Friday, July 26, 2013

5 Risks No kickstarter ever lists, but should.

Recently Reddit, and Penny Arcade Report cited a Kickstarter Campaign which was successfully funded, but failed to deliver the product.  Based on comments and  tweets the game had a lot going for it.  Backers say that the game mechanics were done, that playtest had gotten to final stages.  But the game was still not produced.  There are rumors that they were attempting to start a company using funding from the project.  The kickstarter campaign clearly states that it is to produce a board game, not found a company.  Unfortunately a project is not a company, and if I had to guess I would assume that not understanding this point led to their downfall.


On one hand I feel for the backers who lost their money, it sucks to lose money.  On the other hand I work in Financial Services during the day, discussing investment portfolios.  Portfolios in which you can lose money. Portfolios where past performance is no guarantee of future success.  That sentiment is on every document, every statement, and every prospectus.  It is all but stamped on our forehead.  Everyone knows that people lose money based on the outcome of the stock market.  For most investors its expected.  Why don’t backers of kickstarters feel the same way?  They should.

And maybe kickstarter should have a boiler plate statement as well.  Maybe, if people starting projects were really honest with themselves and the community, they would include the real risks.  At the moment most projects enter very little to no information in the ‘Risks’ section of their project.  It was very good of Kickstarter to include that section.  But it is very bad that no one fills it out honestly. At best this is the mark of a passionate team, who believe in themselves to the point of being overconfident.  At worst the risks section is an outright lie.  So here are the 5 Risks EVERY kickstarter should include if they were really honest.

Risk 1
We could be incompetent, amateurs, overly specialize professionals or overconfident professionals.  Due to our inexperience we could use all the money on doing something completely outside the scope of what we have stated above.  We might be really good at game design, or graphic design, or building kickstarter pages, but we might suck at running projects.  We could underestimate the cost of any of a dozen things including (but not limited to) concept art, back end systems, cardboard could make card stock too expensive to purchase.  We might be a risk.

Risk 2
We have to work with other companies, contractors, payment systems, support systems, dropbox, Google.  Our ability to complete this project relies in some part on our ability to work successfully with our partners.  We could be jerks, fight with our partners and lose all your money in the process.  There could be a systems crash, or network disruption.  There could be fire, theft, or earthquakes which destroys all our work, and wastes all your money.  Our partners might be a risk.

Risk 3
We could have greatly underestimated the scope of the project or the number of people it will take to complete the project.  Or ‘committed team members’ could leave, making our estimates of scope wrong.  This could lead to us using up all the money before anything gets produced.  Or we may have overestimated our ability to deliver swag.  We could end up spending everything on t-shirts and lose all your money.  The project itself might be a risk.

Risk 4
We have to continually report to [X] stakeholders.  Where [X] is the number of backers.  Plus media.  Plus new people that didn't get in on the kickstarter, but want the thing we’re making.  That pressure of having to report and manage the relationship with our stakeholders could be overwhelming.  We could get distracted by ‘community management’, and lose all your money hiring PR firms, or starting forum boards or twiddling our thumbs on twitter.  Having your on board might be a risk.

Risk 5
We could do all of these things correctly.  We could manage ourselves, manage our partners, manage our resources and communication, and simply just fail.  We could toil for years try our hardest, do our best, and still you could lose all your money through no fault of our own.  An uncertain future is definitely a risk.

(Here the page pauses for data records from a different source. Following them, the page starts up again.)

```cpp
ROFL_H8 V bc(u64 x) { return _mm512_set1_epi64((long long)x); }
ROFL_H8 void carry(fe8 &h) {
    const V M = bc(h51::M51);
    V c;
    c = _mm512_srli_epi64(h.v[0], 51); h.v[0] = _mm512_and_si512(h.v[0], M); h.v[1] = _mm512_add_epi64(h.v[1], c);
    c = _mm512_srli_epi64(h.v[1], 51); h.v[1] = _mm512_and_si512(h.v[1], M); h.v[2] = _mm512_add_epi64(h.v[2], c);
    c = _mm512_srli_epi64(h.v[2], 51); h.v[2] = _mm512_and_si512(h.v[2], M); h.v[3] = _mm512_add_epi64(h.v[3], c);
    c = _mm512_srli_epi64(h.v[3], 51); h.v[3] = _mm512_and_si512(h.v[3], M); h.v[4] = _mm512_add_epi64(h.v[4], c);
    c = _mm512_srli_epi64(h.v[4], 51); h.v[4] = _mm512_and_si512(h.v[4], M);
    V c19 = _mm512_add_epi64(_mm512_add_epi64(_mm512_slli_epi64(c, 4), _mm512_slli_epi64(c, 1)), c);
    h.v[0] = _mm512_add_epi64(h.v[0], c19);
    c = _mm512_srli_epi64(h.v[0], 51); h.v[0] = _mm512_and_si512(h.v[0], M); h.v[1] = _mm512_add_epi64(h.v[1], c);
}
ROFL_H8 fe8 add(const fe8 &a, const fe8 &b) { fe8 r; for (int i = 0; i < 5; i++) r.v[i] = _mm512_add_epi64(a.v[i], b.v[i]); carry(r); return r; }
ROFL_H8 fe8 sub(const fe8 &a, const fe8 &b) {
    fe8 r;
    r.v[0] = _mm512_sub_epi64(_mm512_add_epi64(a.v[0], bc(0x1fffffffffffb4ULL)), b.v[0]);
    for (int i = 1; i < 5; i++) r.v[i] = _mm512_sub_epi64(_mm512_add_epi64(a.v[i], bc(0x1ffffffffffffcULL)), b.v[i]);
    carry(r); return r;
}
ROFL_H8 fe8 mul(const fe8 &a, const fe8 &b) {
    const V Z = _mm512_setzero_si512();
    V lo[9], hi[9];
    for (int k = 0; k < 9; k++) { lo[k] = Z; hi[k] = Z; }
#pragma GCC unroll 5
    for (int i = 0; i < 5; i++)
#pragma GCC unroll 5
        for (int j = 0; j < 5; j++) {
            lo[i + j] = _mm512_madd52lo_epu64(lo[i + j], a.v[i], b.v[j]);
            hi[i + j] = _mm512_madd52hi_epu64(hi[i + j], a.v[i], b.v[j]);
        }
    V col[10];
    col[0] = lo[0];
    for (int c = 1; c < 9; c++) col[c] = _mm512_add_epi64(lo[c], _mm512_slli_epi64(hi[c - 1], 1));
    col[9] = _mm512_slli_epi64(hi[8], 1);
    fe8 r;
    for (int c = 0; c < 5; c++) {
        V x = col[c + 5];
        V x19 = _mm512_add_epi64(_mm512_add_epi64(_mm512_slli_epi64(x, 4), _mm512_slli_epi64(x, 1)), x);
        r.v[c] = _mm512_add_epi64(col[c], x19);
    }
    carry(r); return r;
}
ROFL_H8 fe8 sq(const fe8 &a) {
    const V Z = _mm512_setzero_si512();
    V lo[9], hi[9], xl[9], xh[9];
    for (int k = 0; k < 9; k++) { lo[k] = Z; hi[k] = Z; xl[k] = Z; xh[k] = Z; }
#pragma GCC unroll 5
    for (int i = 0; i < 5; i++) {
        lo[2 * i] = _mm512_madd52lo_epu64(lo[2 * i], a.v[i], a.v[i]);
        hi[2 * i] = _mm512_madd52hi_epu64(hi[2 * i], a.v[i], a.v[i]);
#pragma GCC unroll 5
        for (int j = i + 1; j < 5; j++) {
            xl[i + j] = _mm512_madd52lo_epu64(xl[i + j], a.v[i], a.v[j]);
            xh[i + j] = _mm512_madd52hi_epu64(xh[i + j], a.v[i], a.v[j]);
        }
    }
    V col[10];
    for (int c = 0; c < 10; c++) {
        V x = c < 9 ? _mm512_add_epi64(lo[c], _mm512_slli_epi64(xl[c], 1)) : Z;
        if (c > 0) x = _mm512_add_epi64(x, _mm512_add_epi64(_mm512_slli_epi64(hi[c - 1], 1), _mm512_slli_epi64(xh[c - 1], 2)));
        col[c] = x;
    }
    fe8 r;
    for (int c = 0; c < 5; c++) {
        V x = col[c + 5];
        V x19 = _mm512_add_epi64(_mm512_add_epi64(_mm512_slli_epi64(x, 4), _mm512_slli_epi64(x, 1)), x);
        r.v[c] = _mm512_add_epi64(col[c], x19);
    }
    carry(r); return r;
}
ROFL_H8 fe8 zero() { fe8 r; for (int i = 0; i < 5; i++) r.v[i] = _mm512_setzero_si512(); return r; }
ROFL_H8 fe8 neg(const fe8 &a) { return sub(zero(), a); }
ROFL_H8 fe8 bcast(const h51::fe5 &a) { fe8 r; for (int i = 0; i < 5; i++) r.v[i] = bc(a.v[i]); return r; }

ROFL_H8 ge8 gadd(const ge8 &p, const ge8 &q, const fe8 &d2) {
    fe8 A = mul(sub(p.Y, p.X), sub(q.Y, q.X)), B = mul(add(p.Y, p.X), add(q.Y, q.X));
    fe8 C = mul(mul(p.T, q.T), d2), D = mul(p.Z, q.Z); D = add(D, D);
    fe8 E = sub(B, A), F = sub(D, C), G = add(D, C), H = add(B, A);
    ge8 r = {mul(E, F), mul(G, H), mul(F, G), mul(E, H)};
    return r;
}
ROFL_H8 ge8 gdouble(const ge8 &p) {
    fe8 A = sq(p.X), B = sq(p.Y), C = sq(p.Z); C = add(C, C);
    fe8 E = sub(sub(sq(add(p.X, p.Y)), A), B), G = sub(B, A), F = sub(G, C), H = neg(add(A, B));
    ge8 r = {mul(E, F), mul(G, H), mul(F, G), mul(E, H)};
    return r;
}

ROFL_H8 ge8 load8(const ge *const pts[8]) {
    alignas(64) u64 t[4][5][8];
    for (int l = 0; l < 8; l++) {
        const fe *co[4] = {&pts[l]->X, &pts[l]->Y, &pts[l]->Z, &pts[l]->T};
        for (int c = 0; c < 4; c++) { h51::fe5 f = h51::from_fe_loose(*co[c]); for (int i = 0; i < 5; i++) t[c][i][l] = f.v[i]; }
    }
    ge8 r; fe8 *dst[4] = {&r.X, &r.Y, &r.Z, &r.T};
    for (int c = 0; c < 4; c++) { for (int i = 0; i < 5; i++) dst[c]->v[i] = _mm512_load_si512((const void *)t[c][i]); carry(*dst[c]); }
    return r;
}
ROFL_H8 void store8(h51::ge5 out[8], const ge8 &p) {
    alignas(64) u64 t[4][5][8];
    const fe8 *src[4] = {&p.X, &p.Y, &p.Z, &p.T};
    for (int c = 0; c < 4; c++) for (int i = 0; i < 5; i++) _mm512_store_si512((void *)t[c][i], src[c]->v[i]);
    for (int l = 0; l < 8; l++) {
        h51::fe5 *dst[4] = {&out[l].X, &out[l].Y, &out[l].Z, &out[l].T};
        for (int c = 0; c < 4; c++) for (int i = 0; i < 5; i++) dst[c]->v[i] = t[c][i][l];
    }
}

template <class GetPt>
ROFL_H8 void horner8(h51::ge5 out[8], int lanes, int W, const u32 *pos, GetPt wsum) {
    const fe8 d2 = bcast(h51::K().d2);
    const ge *p8[8];
    for (int l = 0; l < 8; l++) p8[l] = wsum(l < lanes ? l : 0, W - 1);
    ge8 acc = load8(p8);
    for (int w = W - 2; w >= 0; w--) {
        for (u32 i = pos[w]; i < pos[w + 1]; i++) acc = gdouble(acc);
        for (int l = 0; l < 8; l++) p8[l] = wsum(l < lanes ? l : 0, w);
        acc = gadd(acc, load8(p8), d2);
    }
    store8(out, acc);
}

typedef __mmask8 M8;
ROFL_H8 fe8 freeze(fe8 t) {
    const V M = bc(h51::M51);
    carry(t); carry(t);
    t.v[0] = _mm512_add_epi64(t.v[0], bc(19)); carry(t);
    t.v[0] = _mm512_add_epi64(t.v[0], bc((1ULL << 51) - 19));
    for (int i = 1; i < 5; i++) t.v[i] = _mm512_add_epi64(t.v[i], bc((1ULL << 51) - 1));
    V c;
    c = _mm512_srli_epi64(t.v[0], 51); t.v[0] = _mm512_and_si512(t.v[0], M); t.v[1] = _mm512_add_epi64(t.v[1], c);
    c = _mm512_srli_epi64(t.v[1], 51); t.v[1] = _mm512_and_si512(t.v[1], M); t.v[2] = _mm512_add_epi64(t.v[2], c);
    c = _mm512_srli_epi64(t.v[2], 51); t.v[2] = _mm512_and_si512(t.v[2], M); t.v[3] = _mm512_add_epi64(t.v[3], c);
    c = _mm512_srli_epi64(t.v[3], 51); t.v[3] = _mm512_and_si512(t.v[3], M); t.v[4] = _mm512_add_epi64(t.v[4], c);
    t.v[4] = _mm512_and_si512(t.v[4], M);
    return t;
}
ROFL_H8 M8 isneg(const fe8 &a) { fe8 c = freeze(a); return _mm512_test_epi64_mask(c.v[0], bc(1)); }
ROFL_H8 M8 iszero(const fe8 &a) {
    fe8 c = freeze(a);
    V o = _mm512_or_si512(_mm512_or_si512(c.v[0], c.v[1]), _mm512_or_si512(_mm512_or_si512(c.v[2], c.v[3]), c.v[4]));
    return _mm512_testn_epi64_mask(o, o);
}
ROFL_H8 M8 eq(const fe8 &a, const fe8 &b) { return iszero(sub(a, b)); }
ROFL_H8 fe8 blend(M8 pick_b, const fe8 &a, const fe8 &b) { fe8 r; for (int i = 0; i < 5; i++) r.v[i] = _mm512_mask_blend_epi64(pick_b, a.v[i], b.v[i]); return r; }
ROFL_H8 fe8 fabs8(const fe8 &a) { return blend(isneg(a), a, neg(a)); }
ROFL_H8 fe8 sqn(fe8 a, int n) { for (int i = 0; i < n; i++) a = sq(a); return a; }
ROFL_H8 fe8 one() { fe8 r = zero(); r.v[0] = bc(1); return r; }
ROFL_H8 fe8 pow22523(const fe8 &z) {
// ... 11 lines not shown
    M8 flipped = eq(check, neg_one), flipped_i = eq(check, mul(neg_one, sqrtm1));
    r = blend((M8)(flipped | flipped_i), r, mul(r, sqrtm1));
    return fabs8(r);
}
ROFL_H8 ge8 load8(const h51::ge5 pts[8]) {
    alignas(64) u64 t[4][5][8];
    for (int l = 0; l < 8; l++) {
        const h51::fe5 *co[4] = {&pts[l].X, &pts[l].Y, &pts[l].Z, &pts[l].T};
        for (int c = 0; c < 4; c++) for (int i = 0; i < 5; i++) t[c][i][l] = co[c]->v[i];
    }
    ge8 r; fe8 *dst[4] = {&r.X, &r.Y, &r.Z, &r.T};
    for (int c = 0; c < 4; c++) { for (int i = 0; i < 5; i++) dst[c]->v[i] = _mm512_load_si512((const void *)t[c][i]); carry(*dst[c]); }
    return r;
}
ROFL_H8 void encode8(uint8_t out[8][32], const h51::ge5 pts[8]) {
    const fe8 sqrtm1 = bcast(h51::K().sqrtm1), iamd = bcast(h51::K().invsqrt_a_minus_d);
    ge8 p = load8(pts);
    fe8 u1 = mul(add(p.Z, p.Y), sub(p.Z, p.Y)), u2 = mul(p.X, p.Y);
    fe8 is = invsqrt(mul(u1, sq(u2)), sqrtm1);
    fe8 den1 = mul(is, u1), den2 = mul(is, u2), z_inv = mul(mul(den1, den2), p.T);
    fe8 ix0 = mul(p.X, sqrtm1), iy0 = mul(p.Y, sqrtm1), ench = mul(den1, iamd);
    M8 rotate = isneg(mul(p.T, z_inv));
    fe8 x = blend(rotate, p.X, iy0), y = blend(rotate, p.Y, ix0), den_inv = blend(rotate, den2, ench);
    y = blend(isneg(mul(x, z_inv)), y, neg(y));
    fe8 s = freeze(fabs8(mul(den_inv, sub(p.Z, y))));
    alignas(64) u64 t[5][8];
    for (int i = 0; i < 5; i++) _mm512_store_si512((void *)t[i], s.v[i]);
    for (int l = 0; l < 8; l++) {
        u64 w[4] = {t[0][l] | (t[1][l] << 51), (t[1][l] >> 13) | (t[2][l] << 38), (t[2][l] >> 26) | (t[3][l] << 25), (t[3][l] >> 39) | (t[4][l] << 12)};
        memcpy(out[l], w, 32);
    }
}

}
}
```

rofl_project_code_amd/csrc/host_msm.hpp:

```cpp
#pragma once

MsmPlan msm_plan(size_t n, size_t np = 1) {
    MsmPlan p;
    static const size_t t13 = knob("ROFL_MSM_T13") ? (size_t)atol(knob("ROFL_MSM_T13")) : ((size_t)1 << 13);
    static const size_t t10_knob = knob("ROFL_MSM_T10") ? (size_t)atol(knob("ROFL_MSM_T10")) : 0;
    const size_t t10 = t10_knob ? t10_knob : (np >= 32 ? (size_t)1 << 11 : (size_t)1 << 9);
    if (n >= (1u << 17)) p.c = 16; else if (n >= t13) p.c = 13; else if (n >= t10) p.c = 10; else if (n >= 64) p.c = 7; else p.c = 4;
    if (const char *e = knob("ROFL_MSM_C")) { int v = atoi(e); if (v == 4 || v == 7 || v == 10 || v == 13 || v == 16) p.c = (u32)v; }
    p.W = (254 + p.c - 1) / p.c;
    p.W = (253 - p.c + p.c - 1) / p.c + 1;
    p.wide = (253 - p.c) - (p.c - 1) * (p.W - 1);
    p.B = 1u << (p.c - 1);
    p.levels = (p.c - 1) / 3;
    return p;
}
struct MsmOpt { u32 lr_nh = 0, lr_ng = 0; const niels *fb_wtab = nullptr; size_t fb_stride = 0; u32 fb_c = 16; std::function<void()> overlap; std::function<void(size_t)> post; u32 tag = 0;
                std::function<void(size_t, int)> post8;
                const sc *ip_dev = nullptr; u32 ip_nblk = 0; const niels *qpts = nullptr; bool *ip_included = nullptr;
                hipEvent_t pts_ready = nullptr; };

struct MsmAllow { bool fb = true, small = true, two = true, slots = true; };
enum class MsmKind { FixedBase, Small, Slots, CountSort };
struct MsmJob {
    MsmWs *ws = nullptr; size_t np = 0, nq = 0, n = 0, PW = 0; MsmPlan P{}; MsmKind kind = MsmKind::CountSort; bool lr = false, two = false, dev_horner = false;
// ... 270 lines not shown
thread_local rofl_msm_attempt_t t_msm_trace[kMsmTraceMax];
thread_local u32 t_msm_trace_n = 0;
bool msm_retry_inner(const MsmJob &J, MsmAllow &al);
bool msm_retry(const MsmJob &J, MsmAllow &al) {
    const bool small = J.kind == MsmKind::Small, two = J.two;
    const bool again = msm_retry_inner(J, al);
    g_msm_stat[again ? (small ? 1 : two ? 2 : 3) : 0].fetch_add(1, std::memory_order_relaxed);
    if (t_msm_trace_n < kMsmTraceMax)
        t_msm_trace[t_msm_trace_n++] = rofl_msm_attempt_t{
            J.fb() ? (uint32_t)ROFL_MSM_FIXED_BASE : small ? (uint32_t)ROFL_MSM_SMALL : J.kind == MsmKind::Slots ? (uint32_t)ROFL_MSM_SLOTS : (uint32_t)ROFL_MSM_COUNT_SORT,
            two ? 1u : 0u, J.P.c, J.P.W, J.cap, J.cap_bin, J.fb() ? J.sets : 0u, small ? J.small_group : 0u,
            J.host8 ? (uint32_t)ROFL_MSM_FIN_HOST8 : J.dev_horner ? (uint32_t)ROFL_MSM_FIN_DEVICE : (uint32_t)ROFL_MSM_FIN_HOST, *J.ws->h_ovf.as<u32>(4), again ? 1u : 0u};
    return again;
}
bool msm_retry_inner(const MsmJob &J, MsmAllow &al) {
    u32 flag = *J.ws->h_ovf.as<u32>(4);
    if (knob("ROFL_TRACE") && J.kind != MsmKind::CountSort)
        fprintf(stderr, "[rofl] msm np=%zu n=%zu c=%u cap=%u fb=%u lr=%d overflow=%u kind=%s two=%d bin=%u tile=%u group=%u fused_t=%u bal=%u horner=%s\n", J.np, J.n, J.P.c, J.cap, J.fb() ? J.sets : 0u, (int)J.lr, flag,
                J.fb() ? "fb" : J.kind == MsmKind::Small ? "small" : "slots", (int)J.two, J.cap_bin, J.tile, J.kind == MsmKind::Small ? J.small_group : 0u, J.fused_t, J.acc_bal, J.host8 ? "host8" : J.dev_horner ? "dev" : "host");
    if (J.kind == MsmKind::Small) { if (flag) { al.small = false; return true; } return false; }
    if (J.two) { if (flag) { al.two = false; return true; } return false; }
    if (J.kind == MsmKind::CountSort) return false;
    if (flag > MSM_OVF_MAX) { if (J.fb()) al.fb = false; else al.slots = false; return true; }
    return false;
}
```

If a project was really honest with you, it would list all these things in the Risks section of kickstarter…  But if we, as backers were really honest with ourselves, we would realize already that it’s incredibly hard to complete a project, start a company, or get anything done in this world.  That doesn't mean that we can't hope, dream and support people who we think can really make it.  So go back those campaigns, but realize that you could lose all your money.  And check out this article about the successful kickstarter for Shadowrun: Returns for a team that has shit together.